[Dataset entries — start]

__global__ __launch_bounds__(256) void k_generate(GenParams p)
{
    helper_priority(p.prio);
    if (blockIdx.x >= p.ray_blocks) {
        const int j = (int)(blockIdx.x - p.ray_blocks) * 256 + threadIdx.x;
        if (j < p.prep_npairs) prepare_record6(p.prep_pairs, p.prep_recs, p.lx, p.lz, p.prep_npairs, j, p.prep_perm);
        return;
    }
// ... 54 lines not shown
            const uint32_t owners = dedupe_periodic_owners(p.g, p.per, s_table, (int)k, max(x0, 1), x1);
            if (owners != 0u) atomicAdd(&p.block_counts[t], owners);
        }
        return;
    }
    int gap = 0;
    while (gap + 1 < p.gaps && (int32_t)blockIdx.x >= p.gap_strip0[gap + 1]) ++gap;
    const int64_t gap_lo = p.gap_key[gap];
    const uint32_t gap_keys = p.gap_keys[gap];
    const int64_t gap_tiles = (int64_t)((gap_keys + (uint32_t)W - 1u) / (uint32_t)W);
    const int64_t tile0 = (int64_t)((int32_t)blockIdx.x - p.gap_strip0[gap]) * p.strip_tiles;
    const int64_t tile1 = tile0 + p.strip_tiles < gap_tiles ? tile0 + p.strip_tiles : gap_tiles;
    int32_t run_lo = hi, run_hi = hi, key0 = 0;
    uint32_t seed1 = 0u;
    if (lane < K) {
        run_lo = dedupe_strip_first(p.g, lane, gap_lo + tile0 * W);
        seed1 = dedupe_seed1(p.g, lane);
        key0 = p.g.key0[lane];
    }
    uint32_t cnt_block = 0u, cnt = 0u;
    const auto add_owners = [&](int j, uint32_t block, uint32_t owners) { atomicAdd(&p.block_counts[(size_t)j * nb + block], owners); };
    const auto count_owners = [&](int j, uint32_t block, uint32_t owners) {
        if (lane == j && owners != 0u) {
            if (block != cnt_block) {
                if (cnt != 0u) add_owners(j, cnt_block, cnt);
                cnt_block = block;
                cnt = 0u;
            }
            cnt += owners;
        }
    };
    for (int64_t tile = tile0; tile < tile1; ++tile) {
        const int64_t t0 = gap_lo + tile * W;
        const int32_t w = (int32_t)min((uint32_t)W, gap_keys - (uint32_t)(tile * W));
        static_assert(W % 64 == 0, "the wave zeroes the table in whole rounds");
#pragma unroll
        for (int i = 0; i < W; i += 64) s_table[i + lane] = 0u;
        __syncthreads();
        for (int j = 0; j < K; ++j) {
            int32_t base = __builtin_amdgcn_readlane(run_lo, j);
            const uint32_t seed = (uint32_t)__builtin_amdgcn_readlane((int)seed1, j);
            for (;;) {
                const int32_t g = base + lane;
                bool in = false;
                if (g < hi) {
                    const int32_t key = dedupe_key1_of(p.g, seed, g);
                    in = dedupe_in_tile(key, t0, w);
                    if (in) dedupe_tile_insert_run(s_table, dedupe_tile_slot(key, t0), j, dedupe_run_twice(p.g, seed, g, key, lo, hi));
                }
                const int32_t n_in = (int32_t)__popcll(__builtin_amdgcn_ballot_w64(in));
                base += n_in;
                if (n_in < 64) break;
            }
            if (lane == j) run_hi = base;
        }
        const bool holds0 = lane < K && dedupe_tile_holds_key0(p.g, key0, t0, w);
        if (holds0) dedupe_tile_insert(s_table, dedupe_tile_slot(key0, t0), lane);
        __syncthreads();
        for (int j = 0; j < K; ++j) {
            const int32_t a = max(__builtin_amdgcn_readlane(run_lo, j), c0), b = min(__builtin_amdgcn_readlane(run_hi, j), c1);
            const uint32_t seed = (uint32_t)__builtin_amdgcn_readlane((int)seed1, j);
            for (int32_t base = a; base < b; base += 64) {
                const int32_t g = base + lane;
                const uint32_t fb = (uint32_t)(base - c0) / (uint32_t)DD_SLOTS;
                uint32_t mask = 0u, blk = fb;
                if (g < b) {
                    const uint32_t slot = dedupe_tile_slot(dedupe_key1_of(p.g, seed, g), t0);
                    mask = dedupe_tile_resolve(slot < (uint32_t)w ? s_table[slot] : DEDUPE_MANY, j);
                    p.tmp[(int64_t)j * p.gn + (g - c0)] = mask;
                    blk = (uint32_t)(g - c0) / (uint32_t)DD_SLOTS;
                }
                const int32_t last = min(base + 63, b - 1);
                if ((uint32_t)(last - c0) / (uint32_t)DD_SLOTS == fb) {
                    count_owners(j, fb, (uint32_t)__popcll(__builtin_amdgcn_ballot_w64(mask != 0u)));
                } else {
                    const uint32_t n0 = (uint32_t)__popcll(__builtin_amdgcn_ballot_w64(mask != 0u && blk == fb));
                    const uint32_t n1 = (uint32_t)__popcll(__builtin_amdgcn_ballot_w64(mask != 0u && blk != fb));
                    count_owners(j, fb, n0);
                    count_owners(j, fb + 1u, n1);
                }
            }
        }
        if (c0 == 0 && holds0) {
            const uint32_t mask = dedupe_tile_resolve(s_table[dedupe_tile_slot(key0, t0)], lane);
            p.tmp[(int64_t)lane * p.gn] = mask;
            if (mask != 0u) add_owners(lane, 0u, 1u);
        }
        run_lo = run_hi;
        __syncthreads();
    }
    if (lane < K && cnt != 0u) add_owners(lane, cnt_block, cnt);
}

__global__ __launch_bounds__(256) void k_dedupe_scan(uint32_t* block_counts, uint32_t* total, uint32_t* deposits, uint32_t nblocks, int prio)
{
    helper_priority(prio);
    __shared__ uint32_t s_part[256];
    const uint32_t tid = threadIdx.x;
    if (tid == 0u) *deposits = 0u;
    const uint32_t per = (nblocks + 255u) / 256u;
    const uint32_t lo = min(tid * per, nblocks), hi = min(lo + per, nblocks);
    uint32_t sum = 0;
    for (uint32_t b = lo; b < hi; ++b) sum += block_counts[b];
    s_part[tid] = sum;
    __syncthreads();
    for (uint32_t off = 1; off < 256u; off <<= 1) {
        const uint32_t v = tid >= off ? s_part[tid - off] : 0u;
        __syncthreads();
        s_part[tid] += v;
        __syncthreads();
    }
    uint32_t run = s_part[tid] - sum;
    for (uint32_t b = lo; b < hi; ++b) {
        const uint32_t c = block_counts[b];
        block_counts[b] = run;
        run += c;
    }
    if (tid == 255u) *total = s_part[255];
}

__global__ __launch_bounds__(256) void k_dedupe_write(GenDedupeParams p)
{
    helper_priority(p.prio);
    __shared__ uint32_t s_cnt[DD_ROUNDS][4];
    __shared__ uint32_t s_slot_mask[DEDUPE_CLASS_SLOTS], s_slot_word[DEDUPE_CLASS_SLOTS], s_dep;
    if (threadIdx.x < (unsigned)DEDUPE_CLASS_SLOTS) {
        s_slot_mask[threadIdx.x] = p.cls.slot_mask[threadIdx.x];
        s_slot_word[threadIdx.x] = p.cls.slot_word[threadIdx.x];
    }
    if (threadIdx.x == 0) s_dep = 0u;
    const bool classes = p.cls.count > 0;
    uint32_t dep = 0u;
    const int k = blockIdx.y;
    const uint32_t wv = threadIdx.x >> 6;
    static_assert(256 % DEDUPE_PERIOD_MAX == 0, "a thread's rounds share their residue");
    uint32_t near = 0u, worded = 0u;
    bool inside = false;
    const uint32_t seed1 = dedupe_seed1(p.g, k);
    const int32_t gid0 = (int32_t)(p.g0 + (int64_t)blockIdx.x * DD_SLOTS) + (int32_t)threadIdx.x;
    if (p.per.count > 0) {
        const int32_t x0 = max((int32_t)(p.g0 + (int64_t)blockIdx.x * DD_SLOTS), 1);
        const int32_t x1 = (int32_t)min(p.g0 + ((int64_t)blockIdx.x + 1) * DD_SLOTS, p.g0 + p.gn);
        const int32_t ka = __builtin_amdgcn_readfirstlane(dedupe_key1_of(p.g, seed1, x0));
        const int32_t kb = __builtin_amdgcn_readfirstlane(dedupe_key1_of(p.g, seed1, x1 - 1));
#pragma unroll
        for (int s = 0; s < DEDUPE_PERIODIC_STRATA; ++s) {
            const int32_t A = p.per.key_lo[s], B = A + (int32_t)p.per.keys[s];
            if (s < p.per.count && kb >= A && ka < B) {
                near |= 1u << s;
                inside = ka >= A && kb < B;
            }
        }
    }
    uint32_t mask[DD_ROUNDS], rank[DD_ROUNDS];
#pragma unroll
    for (int r = 0; r < DD_ROUNDS; ++r) mask[r] = 0u;
    for (uint32_t left = near; left != 0u; left &= left - 1u) {
        const int s = __builtin_ctz(left);
        const int32_t A = p.per.key_lo[s], P = p.per.period[s];
        const uint32_t len = p.per.keys[s];
        const uint32_t* w = &p.per.words[p.per.word_off[s] + k * P];
        const int32_t res = gid0 & (P - 1);
        uint32_t word = 0u;
#pragma unroll
        for (int q = 0; q < DEDUPE_PERIOD_MAX; ++q) {
            const uint32_t wq = w[q];
            if (res == q) word = wq;
        }
#pragma unroll
        for (int r = 0; r < DD_ROUNDS; ++r) {
            const int64_t i = (int64_t)blockIdx.x * DD_SLOTS + r * 256 + threadIdx.x;
            const int32_t g = gid0 + r * 256;
            if (i < p.gn && g >= 1 && (inside || (uint32_t)dedupe_key1_of(p.g, seed1, g) - (uint32_t)A < len)) {
                mask[r] = word;
                worded |= 1u << r;
            }
        }
    }
    uint32_t pos = p.block_counts[(size_t)k * gridDim.x + blockIdx.x];
#pragma unroll
    for (int r = 0; r < DD_ROUNDS; ++r) {
        const int64_t i = (int64_t)blockIdx.x * DD_SLOTS + r * 256 + threadIdx.x;
        if (!((worded >> r) & 1u) && i < p.gn) mask[r] = p.tmp[(int64_t)k * p.gn + i];
        const unsigned long long owners = __builtin_amdgcn_ballot_w64(mask[r] != 0u);
        rank[r] = __builtin_amdgcn_mbcnt_hi((uint32_t)(owners >> 32), __builtin_amdgcn_mbcnt_lo((uint32_t)owners, 0u));
        if ((threadIdx.x & 63u) == 0u) s_cnt[r][wv] = (uint32_t)__popcll(owners);
    }
    __syncthreads();
    if (threadIdx.x == 0) p.block_counts[(size_t)k * gridDim.x + blockIdx.x] = 0u;
#pragma unroll
    for (int r = 0; r < DD_ROUNDS; ++r) {
        for (uint32_t w = 0; w < 4u; ++w) {
            if (w == wv && mask[r] != 0u) {
                const int64_t i = (int64_t)blockIdx.x * DD_SLOTS + r * 256 + threadIdx.x;
                float r0;
                double x, y;
                p.rays[pos + rank[r]] = generate_ray(p.g.lx, p.g.ly, p.g.lz, p.light_length, p.g0 + i, p.g.seed_prev[k],
                                                     p.g.seed_next[k], p.g.seed_mode, r0, x, y);
                const uint32_t word = ((worded >> r) & 1u) ? mask[r] : dedupe_deposit_word(classes, s_slot_mask, s_slot_word, mask[r]);
                p.masks[pos + rank[r]] = word;
                dep += (uint32_t)dedupe_word_deposits(classes, word);
            }
            pos += s_cnt[r][w];
        }
    }
    if (dep != 0u) atomicAdd(&s_dep, dep);
    __syncthreads();
    if (threadIdx.x == 0 && s_dep != 0u) atomicAdd(p.deposits, s_dep);
}

__global__ __launch_bounds__(1024) void k_scan_bins(uint32_t* hist, uint32_t* bin_start,
                                                    int32_t nbins)
{
    __shared__ uint32_t s_part[1024];
    const int tid = threadIdx.x;
    const int per = (nbins + 1023) / 1024;
    const int lo = tid * per, hi = min(lo + per, nbins);
    uint32_t sum = 0;
    for (int b = lo; b < hi; ++b) sum += hist[b];
    s_part[tid] = sum;
    __syncthreads();
    for (int off = 1; off < 1024; off <<= 1) {
        uint32_t v = tid >= off ? s_part[tid - off] : 0u;
        __syncthreads();
        s_part[tid] += v;
        __syncthreads();
    }
    uint32_t run = s_part[tid] - sum;
    for (int b = lo; b < hi; ++b) {
        const uint32_t c = hist[b];
        bin_start[b] = run;
        hist[b] = 0;
        run += c;
    }
}

__global__ __launch_bounds__(256) void k_scatter(const float4* __restrict__ rays,
                                                 const uint2* __restrict__ keyrank,
                                                 const uint32_t* __restrict__ bin_start,
                                                 float4* __restrict__ sorted,
                                                 uint32_t* __restrict__ order, int64_t n)
{
    const int64_t i = (int64_t)blockIdx.x * 256 + threadIdx.x;
    if (i >= n) return;
    const uint2 kr = keyrank[i];
    const uint32_t pos = bin_start[kr.x] + kr.y;
    const float4 r = rays[i];
    sorted[pos] = r;
    order[pos] = (uint32_t)i;
}


__global__ __launch_bounds__(256) void k_accumulate(double* __restrict__ photon_map,
                                                    double* __restrict__ max_map,
                                                    int32_t* __restrict__ counts, int32_t replicas,
                                                    int64_t stride, float time_step, int32_t T, int prio)
{
    helper_priority(prio);
    const int g = blockIdx.x * 256 + threadIdx.x;
    const int i = g >> 2, part = g & 3;
    int32_t total = 0;
    if (i < T) {
        for (int r = part; r < replicas; r += 4) {
            total += counts[r * stride + i];
            counts[r * stride + i] = 0;
        }
    }
    total += __builtin_amdgcn_mov_dpp(total, 0xb1, 0xf, 0xf, true);
    total += __builtin_amdgcn_mov_dpp(total, 0x4e, 0xf, 0xf, true);
    if (i >= T || part != 0) return;
    const double c = (double)total;
    photon_map[i] = photon_map[i] + c * (double)time_step;
    const double m = max_map[i];
    max_map[i] = m < c ? c : m;
}

__global__ __launch_bounds__(256) void k_fold_counts(int32_t* __restrict__ counts, int32_t replicas,
                                                     int64_t stride, int32_t T)
{
    const int i = blockIdx.x * 256 + threadIdx.x;
    if (i >= T) return;
    int32_t total = counts[i];
    for (int r = 1; r < replicas; ++r) {
        total += counts[r * stride + i];
        counts[r * stride + i] = 0;
    }
    counts[i] = total;
}

__device__ __forceinline__ void heatmap(float intensity, float& r, float& g, float& b)
{
    const float minDosageColor = 0.5f;
    const float upperHalfColor = 0.75f;
    const float lowerHalfColor = 0.25f;
    if (intensity > minDosageColor) {
        if (intensity > upperHalfColor) {
            r = 1.0f; g = (1.0f - intensity) / (1.0f - upperHalfColor); b = 0.0f;
        } else {
            r = (intensity - minDosageColor) / (upperHalfColor - minDosageColor);
            g = 1.0f; b = 0.0f;
        }
    } else {
        if (intensity > lowerHalfColor) {
            r = 0.0f; g = 1.0f;
            b = (minDosageColor - intensity) / (minDosageColor - lowerHalfColor);
        } else {
            r = 0.0f; g = intensity / lowerHalfColor; b = 1.0f;
        }
    }
}

__global__ __launch_bounds__(256) void k_fold_planes(int32_t* __restrict__ planes, int32_t* __restrict__ folded,
                                                     int32_t replicas, int32_t T, int prio)
{
    helper_priority(prio);
    const int g = blockIdx.x * 256 + threadIdx.x;
    const int i = g >> 2, part = g & 3;
    int32_t* pl = planes + (int64_t)blockIdx.y * replicas * T;
    int32_t total = 0;
    if (i < T) {
        for (int r = part; r < replicas; r += 4) {
            total += pl[(int64_t)r * T + i];
            pl[(int64_t)r * T + i] = 0;
        }
    }
    total += __builtin_amdgcn_mov_dpp(total, 0xb1, 0xf, 0xf, true);
    total += __builtin_amdgcn_mov_dpp(total, 0x4e, 0xf, 0xf, true);
    if (i < T && part == 0) folded[(int64_t)blockIdx.y * T + i] = total;
}

__device__ __forceinline__ int32_t take_class_plane(int32_t* pl, int32_t replicas, int64_t replica_stride, int i, int part, bool in)
{
    int32_t total = 0;
    if (in) {
        for (int r = part; r < replicas; r += 4) {
            total += pl[(int64_t)r * replica_stride + i];
            pl[(int64_t)r * replica_stride + i] = 0;
        }
    }
    total += __builtin_amdgcn_mov_dpp(total, 0xb1, 0xf, 0xf, true);
    total += __builtin_amdgcn_mov_dpp(total, 0x4e, 0xf, 0xf, true);
    return total;
}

[Dataset entries — finish]

__Task statement__: Retype, exactly as written, everything from the first line of the data above through the line containing "const int64_t tile0". Nothing else should appear.

__Output of the task__:
__global__ __launch_bounds__(256) void k_generate(GenParams p)
{
    helper_priority(p.prio);
    if (blockIdx.x >= p.ray_blocks) {
        const int j = (int)(blockIdx.x - p.ray_blocks) * 256 + threadIdx.x;
        if (j < p.prep_npairs) prepare_record6(p.prep_pairs, p.prep_recs, p.lx, p.lz, p.prep_npairs, j, p.prep_perm);
        return;
    }
// ... 54 lines not shown
            const uint32_t owners = dedupe_periodic_owners(p.g, p.per, s_table, (int)k, max(x0, 1), x1);
            if (owners != 0u) atomicAdd(&p.block_counts[t], owners);
        }
        return;
    }
    int gap = 0;
    while (gap + 1 < p.gaps && (int32_t)blockIdx.x >= p.gap_strip0[gap + 1]) ++gap;
    const int64_t gap_lo = p.gap_key[gap];
    const uint32_t gap_keys = p.gap_keys[gap];
    const int64_t gap_tiles = (int64_t)((gap_keys + (uint32_t)W - 1u) / (uint32_t)W);
    const int64_t tile0 = (int64_t)((int32_t)blockIdx.x - p.gap_strip0[gap]) * p.strip_tiles;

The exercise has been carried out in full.